The changes will likely also mean there will be a shift in who is defined as a “provider.” As technologies evolve to enable increasing degrees of support for consumers and their families, formal and informal out-of-hospital caregivers will assume greater importance in providing solutions. The solutions themselves will increasingly be tailored to both patients and their caregivers.
Finally, where healthcare happens likely will undergo the most significant change. While important aspects of healthcare will still be provided in the institutional setting, considerably more care will be provided in the ambulatory, community, and home settings. In addition, with the coming advances in 5G broadband and its widespread availability, at least some forms of healthcare will increasingly happen on demand, day or night, whenever the patient wants or needs it, wherever the patient is located.
Of course, there are many barriers to achieving this vision.

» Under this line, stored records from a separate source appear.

eorb_slam_amd/csrc/sl_hot_asm.h:

```cpp
#define SL_HOT_NROWS 240
#define SL_HOT_ASM \
    "s_setprio 3\n" \
    "v_mbcnt_lo_u32_b32 v242, -1, 0\n" \
    "v_mbcnt_hi_u32_b32 v242, -1, v242\n" \
    "v_and_b32 v249, 1, v242\n" \
    "v_lshlrev_b32 v249, 7, v249\n" \
    "v_lshlrev_b32 v252, 6, v242\n" \
    "v_and_b32 v243, 7, v242\n" \
    "v_lshrrev_b32 v244, 3, v242\n" \
    "v_lshlrev_b32 v242, 2, v242\n" \
    "v_mov_b32 v246, v243\n" \
    "v_mov_b32 v247, v244\n" \
    "s_load_dwordx16 s[36:51], %[hcnt], 0x0\n" \
    "s_waitcnt lgkmcnt(0)\n" \
    "SLH_ITEM:\n" \
    "v_mov_b32 v245, 1\n" \
    "v_mov_b32 v248, 0\n" \
    "s_mov_b64 s[62:63], exec\n" \
    "s_mov_b64 exec, 1\n" \
    "global_atomic_add v245, v248, v245, %[ticket] sc0\n" \
    "s_waitcnt vmcnt(0)\n" \
    "s_mov_b64 exec, s[62:63]\n" \
    "s_nop 0\n" \
    "v_readfirstlane_b32 s60, v245\n" \
    "s_mov_b32 s61, 0\n" \
    "s_cmp_lt_u32 s60, s36\n" \
    "s_cbranch_scc1 SLH_FOUND\n" \
    "s_sub_u32 s60, s60, s36\n" \
    "s_add_u32 s61, s61, 1\n" \
    "s_cmp_lt_u32 s60, s37\n" \
    "s_cbranch_scc1 SLH_FOUND\n" \
    "s_sub_u32 s60, s60, s37\n" \
    "s_add_u32 s61, s61, 1\n" \
    "s_cmp_lt_u32 s60, s38\n" \
    "s_cbranch_scc1 SLH_FOUND\n" \
    "s_sub_u32 s60, s60, s38\n" \
    "s_add_u32 s61, s61, 1\n" \
    "s_cmp_lt_u32 s60, s39\n" \
    "s_cbranch_scc1 SLH_FOUND\n" \
    "s_sub_u32 s60, s60, s39\n" \
    "s_add_u32 s61, s61, 1\n" \
    "s_cmp_lt_u32 s60, s40\n" \
    "s_cbranch_scc1 SLH_FOUND\n" \
    "s_sub_u32 s60, s60, s40\n" \
    "s_add_u32 s61, s61, 1\n" \
    "s_cmp_lt_u32 s60, s41\n" \
    "s_cbranch_scc1 SLH_FOUND\n" \
    "s_sub_u32 s60, s60, s41\n" \
    "s_add_u32 s61, s61, 1\n" \
    "s_cmp_lt_u32 s60, s42\n" \
    "s_cbranch_scc1 SLH_FOUND\n" \
    "s_sub_u32 s60, s60, s42\n" \
    "s_add_u32 s61, s61, 1\n" \
    "s_cmp_lt_u32 s60, s43\n" \
    "s_cbranch_scc1 SLH_FOUND\n" \
    "s_sub_u32 s60, s60, s43\n" \
    "s_add_u32 s61, s61, 1\n" \
    "s_cmp_lt_u32 s60, s44\n" \
    "s_cbranch_scc1 SLH_FOUND\n" \
    "s_sub_u32 s60, s60, s44\n" \
    "s_add_u32 s61, s61, 1\n" \
    "s_cmp_lt_u32 s60, s45\n" \
    "s_cbranch_scc1 SLH_FOUND\n" \
    "s_sub_u32 s60, s60, s45\n" \
    "s_add_u32 s61, s61, 1\n" \
    "s_cmp_lt_u32 s60, s46\n" \
    "s_cbranch_scc1 SLH_FOUND\n" \
    "s_sub_u32 s60, s60, s46\n" \
    "s_add_u32 s61, s61, 1\n" \
    "s_cmp_lt_u32 s60, s47\n" \
    "s_cbranch_scc1 SLH_FOUND\n" \
    "s_sub_u32 s60, s60, s47\n" \
    "s_add_u32 s61, s61, 1\n" \
    "s_cmp_lt_u32 s60, s48\n" \
    "s_cbranch_scc1 SLH_FOUND\n" \
    "s_sub_u32 s60, s60, s48\n" \
    "s_add_u32 s61, s61, 1\n" \
    "s_cmp_lt_u32 s60, s49\n" \
    "s_cbranch_scc1 SLH_FOUND\n" \
    "s_sub_u32 s60, s60, s49\n" \
    "s_add_u32 s61, s61, 1\n" \
    "s_cmp_lt_u32 s60, s50\n" \
    "s_cbranch_scc1 SLH_FOUND\n" \
    "s_sub_u32 s60, s60, s50\n" \
    "s_add_u32 s61, s61, 1\n" \
    "s_cmp_lt_u32 s60, s51\n" \
    "s_cbranch_scc1 SLH_FOUND\n" \
    "s_sub_u32 s60, s60, s51\n" \
    "s_add_u32 s61, s61, 1\n" \
    "s_branch SLH_DONE\n" \
    "SLH_FOUND:\n" \
    "s_mul_i32 s61, s61, %[hcap]\n" \
    "s_add_u32 s61, s61, s60\n" \
    "s_lshl_b32 s61, s61, 5\n" \
    "s_load_dwordx8 s[52:59], %[items], s61\n" \
    "s_waitcnt lgkmcnt(0)\n" \
    "s_add_u32 s64, %[rows_lo], s59\n" \
    "s_addc_u32 s65, %[rows_hi], 0\n" \
    "global_load_dword v0, v242, s[64:65] offset:0\n" \
    "global_load_dword v1, v242, s[64:65] offset:256\n" \
    "global_load_dword v2, v242, s[64:65] offset:512\n" \
    "global_load_dword v3, v242, s[64:65] offset:768\n" \
    "global_load_dword v4, v242, s[64:65] offset:1024\n" \
    "global_load_dword v5, v242, s[64:65] offset:1280\n" \
    "global_load_dword v6, v242, s[64:65] offset:1536\n" \
    "global_load_dword v7, v242, s[64:65] offset:1792\n" \
    "global_load_dword v8, v242, s[64:65] offset:2048\n" \
    "global_load_dword v9, v242, s[64:65] offset:2304\n" \
    "global_load_dword v10, v242, s[64:65] offset:2560\n" \
    "global_load_dword v11, v242, s[64:65] offset:2816\n" \
    "global_load_dword v12, v242, s[64:65] offset:3072\n" \
    "global_load_dword v13, v242, s[64:65] offset:3328\n" \
    "global_load_dword v14, v242, s[64:65] offset:3584\n" \
    "global_load_dword v15, v242, s[64:65] offset:3840\n" \
    "s_add_u32 s64, s64, 0x1000\n" \
    "s_addc_u32 s65, s65, 0\n" \
    "global_load_dword v16, v242, s[64:65] offset:0\n" \
    "global_load_dword v17, v242, s[64:65] offset:256\n" \
    "global_load_dword v18, v242, s[64:65] offset:512\n" \
// ... 226 lines not shown
    "global_load_dword v221, v242, s[64:65] offset:3328\n" \
    "global_load_dword v222, v242, s[64:65] offset:3584\n" \
    "global_load_dword v223, v242, s[64:65] offset:3840\n" \
    "s_add_u32 s64, s64, 0x1000\n" \
    "s_addc_u32 s65, s65, 0\n" \
    "global_load_dword v224, v242, s[64:65] offset:0\n" \
    "global_load_dword v225, v242, s[64:65] offset:256\n" \
    "global_load_dword v226, v242, s[64:65] offset:512\n" \
    "global_load_dword v227, v242, s[64:65] offset:768\n" \
    "global_load_dword v228, v242, s[64:65] offset:1024\n" \
    "global_load_dword v229, v242, s[64:65] offset:1280\n" \
    "global_load_dword v230, v242, s[64:65] offset:1536\n" \
    "global_load_dword v231, v242, s[64:65] offset:1792\n" \
    "global_load_dword v232, v242, s[64:65] offset:2048\n" \
    "global_load_dword v233, v242, s[64:65] offset:2304\n" \
    "global_load_dword v234, v242, s[64:65] offset:2560\n" \
    "global_load_dword v235, v242, s[64:65] offset:2816\n" \
    "global_load_dword v236, v242, s[64:65] offset:3072\n" \
    "global_load_dword v237, v242, s[64:65] offset:3328\n" \
    "global_load_dword v238, v242, s[64:65] offset:3584\n" \
    "global_load_dword v239, v242, s[64:65] offset:3840\n" \
    "s_add_u32 s64, s64, 0x1000\n" \
    "s_addc_u32 s65, s65, 0\n" \
    "v_mov_b32 v240, 0\n" \
    "v_mov_b32 v241, 0\n" \
    "s_add_u32 s100, %[ent_lo], s55\n" \
    "s_addc_u32 s101, %[ent_hi], s56\n" \
    "global_load_dword v250, v252, s[100:101]\n" \
    "v_writelane_b32 v253, s52, 0\n" \
    "v_writelane_b32 v253, s54, 1\n" \
    "v_writelane_b32 v253, s57, 2\n" \
    "v_writelane_b32 v253, s58, 3\n" \
    "s_lshr_b32 s35, s54, 6\n" \
    "s_load_dwordx16 s[36:51], s[100:101], 0x0\n" \
    "s_load_dwordx16 s[52:67], s[100:101], 0x40\n" \
    "s_mov_b32 s34, 0x80\n" \
    "s_mov_b32 s33, 0\n" \
    "s_waitcnt vmcnt(0)\n" \
    "s_set_gpr_idx_on s33, gpr_idx(SRC0)\n" \
    "SLH_LOOP:\n" \
    "v_add_u32 v251, s34, v249\n" \
    "global_load_dword v250, v251, s[100:101] offset:3968\n" \
    "s_sub_u32 s35, s35, 1\n" \
    "s_cbranch_scc1 SLH_TAIL\n" \
    "s_waitcnt lgkmcnt(0)\n" \
    "s_load_dwordx16 s[68:83], s[100:101], s34\n" \
// ... 453 lines not shown
    "s_nop 1\n" \
    "v_max_f32_dpp v248, v248, v248 row_shr:1 row_mask:0xf bank_mask:0xf bound_ctrl:0\n" \
    "s_nop 1\n" \
    "v_max_f32_dpp v248, v248, v248 row_shr:2 row_mask:0xf bank_mask:0xf bound_ctrl:0\n" \
    "s_nop 1\n" \
    "v_max_f32_dpp v248, v248, v248 row_shr:4 row_mask:0xf bank_mask:0xf bound_ctrl:0\n" \
    "s_nop 1\n" \
    "v_max_f32_dpp v248, v248, v248 row_shr:8 row_mask:0xf bank_mask:0xf bound_ctrl:0\n" \
    "s_nop 1\n" \
    "v_max_f32_dpp v248, v248, v248 row_bcast:15 row_mask:0xa bank_mask:0xf\n" \
    "s_nop 1\n" \
    "v_max_f32_dpp v248, v248, v248 row_bcast:31 row_mask:0xc bank_mask:0xf\n" \
    "s_nop 1\n" \
    "v_readlane_b32 s33, v248, 63\n" \
    "s_or_b32 s33, s33, 0x80000000\n" \
    "s_lshl_b32 s34, s52, 3\n" \
    "s_add_u32 s34, s34, 4\n" \
    "v_mov_b32 v245, s34\n" \
    "v_mov_b32 v248, s33\n" \
    "s_mov_b64 s[62:63], exec\n" \
    "s_mov_b64 exec, 1\n" \
    "global_atomic_umax v245, v248, %[mm]\n" \
    "s_mov_b64 exec, s[62:63]\n" \
    "s_load_dwordx16 s[36:51], %[hcnt], 0x0\n" \
    "s_waitcnt vmcnt(0) lgkmcnt(0)\n" \
    "s_branch SLH_ITEM\n" \
    "SLH_DONE:\n" \
    ""
#define SL_HOT_CLOBBERS "v0", "v1", "v2", "v3", "v4", "v5", "v6", "v7", "v8", "v9", "v10", "v11", "v12", "v13", "v14", "v15", "v16", "v17", "v18", "v19", "v20", "v21", "v22", "v23", "v24", "v25", "v26", "v27", "v28", "v29", "v30", "v31", "v32", "v33", "v34", "v35", "v36", "v37", "v38", "v39", "v40", "v41", "v42", "v43", "v44", "v45", "v46", "v47", "v48", "v49", "v50", "v51", "v52", "v53", "v54", "v55", "v56", "v57", "v58", "v59", "v60", "v61", "v62", "v63", "v64", "v65", "v66", "v67", "v68", "v69", "v70", "v71", "v72", "v73", "v74", "v75", "v76", "v77", "v78", "v79", "v80", "v81", "v82", "v83", "v84", "v85", "v86", "v87", "v88", "v89", "v90", "v91", "v92", "v93", "v94", "v95", "v96", "v97", "v98", "v99", "v100", "v101", "v102", "v103", "v104", "v105", "v106", "v107", "v108", "v109", "v110", "v111", "v112", "v113", "v114", "v115", "v116", "v117", "v118", "v119", "v120", "v121", "v122", "v123", "v124", "v125", "v126", "v127", "v128", "v129", "v130", "v131", "v132", "v133", "v134", "v135", "v136", "v137", "v138", "v139", "v140", "v141", "v142", "v143", "v144", "v145", "v146", "v147", "v148", "v149", "v150", "v151", "v152", "v153", "v154", "v155", "v156", "v157", "v158", "v159", "v160", "v161", "v162", "v163", "v164", "v165", "v166", "v167", "v168", "v169", "v170", "v171", "v172", "v173", "v174", "v175", "v176", "v177", "v178", "v179", "v180", "v181", "v182", "v183", "v184", "v185", "v186", "v187", "v188", "v189", "v190", "v191", "v192", "v193", "v194", "v195", "v196", "v197", "v198", "v199", "v200", "v201", "v202", "v203", "v204", "v205", "v206", "v207", "v208", "v209", "v210", "v211", "v212", "v213", "v214", "v215", "v216", "v217", "v218", "v219", "v220", "v221", "v222", "v223", "v224", "v225", "v226", "v227", "v228", "v229", "v230", "v231", "v232", "v233", "v234", "v235", "v236", "v237", "v238", "v239", "v240", "v241", "v242", "v243", "v244", "v245", "v246", "v247", "v248", "v249", "v250", "v251", "v252", "v253", "v254", "v255", "s33", "s34", "s35", "s36", "s37", "s38", "s39", "s40", "s41", "s42", "s43", "s44", "s45", "s46", "s47", "s48", "s49", "s50", "s51", "s52", "s53", "s54", "s55", "s56", "s57", "s58", "s59", "s60", "s61", "s62", "s63", "s64", "s65", "s66", "s67", "s68", "s69", "s70", "s71", "s72", "s73", "s74", "s75", "s76", "s77", "s78", "s79", "s80", "s81", "s82", "s83", "s84", "s85", "s86", "s87", "s88", "s89", "s90", "s91", "s92", "s93", "s94", "s95", "s96", "s97", "s98", "s99", "s100", "s101", "vcc", "scc", "m0", "memory"
```

Measured before the change: 47200 frames/s.

## Batch hot-tile work into runs per ticket and reuse loaded row tables

The hot-tile gather kernel now claims a run of several items per ticket instead of one, with a run length per bucket chosen on the host from the expected tile counts. Hot items are bucketed with a tunable quantization shift. Consecutive items that share the same row table skip the 240-register reload of undistortion rows. This cuts ticket atomics and redundant row loads, at the cost of coarser load balancing for big buckets and more scalar header state. A counter of row loads is added for diagnostics.

```diff
diff --git a/eorb_slam_amd/csrc/eorb_fe.hip b/eorb_slam_amd/csrc/eorb_fe.hip
--- a/eorb_slam_amd/csrc/eorb_fe.hip
+++ b/eorb_slam_amd/csrc/eorb_fe.hip
@@ -392,6 +392,16 @@
             if (!c->sl_ws[part].hot.p) continue;
             uint32_t h = 0;
             if (hipMemcpyAsync(&h, (uint32_t*)c->sl_ws[part].hot.p + 33, sizeof(h), hipMemcpyDeviceToHost, c->stream) != hipSuccess || hipStreamSynchronize(c->stream) != hipSuccess) return -1;
+            n += h;
+        }
+        return n;
+    }
+    if (!strcmp(name, "slot_hot_row_loads")) {
+        long long n = 0;
+        for (int part = 0; part < std::max(c->sl_last_parts, 1); part++) {
+            if (!c->sl_ws[part].hot.p) continue;
+            uint32_t h = 0;
+            if (hipMemcpyAsync(&h, (uint32_t*)c->sl_ws[part].hot.p + 34, sizeof(h), hipMemcpyDeviceToHost, c->stream) != hipSuccess || hipStreamSynchronize(c->stream) != hipSuccess) return -1;
             n += h;
         }
         return n;
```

However, we believe that the cat is already out of the proverbial bag. Already, we are well on our way to a transformation that, in whole or in part, will reflect the vision we describe.
Like it or not, the future of healthcare will not likely be controlled by the current healthcare sector, insurance providers, or the federal government. Given the traditional incremental nature of change that is common in medical care and policy, the role of these entities will increasingly be ancillary and reactive. Instead, consumer demands, market realities, and business opportunities will likely profoundly shape the future healthcare delivery system. Ultimately, only those health organizations that recognize and take advantage of these realities will survive.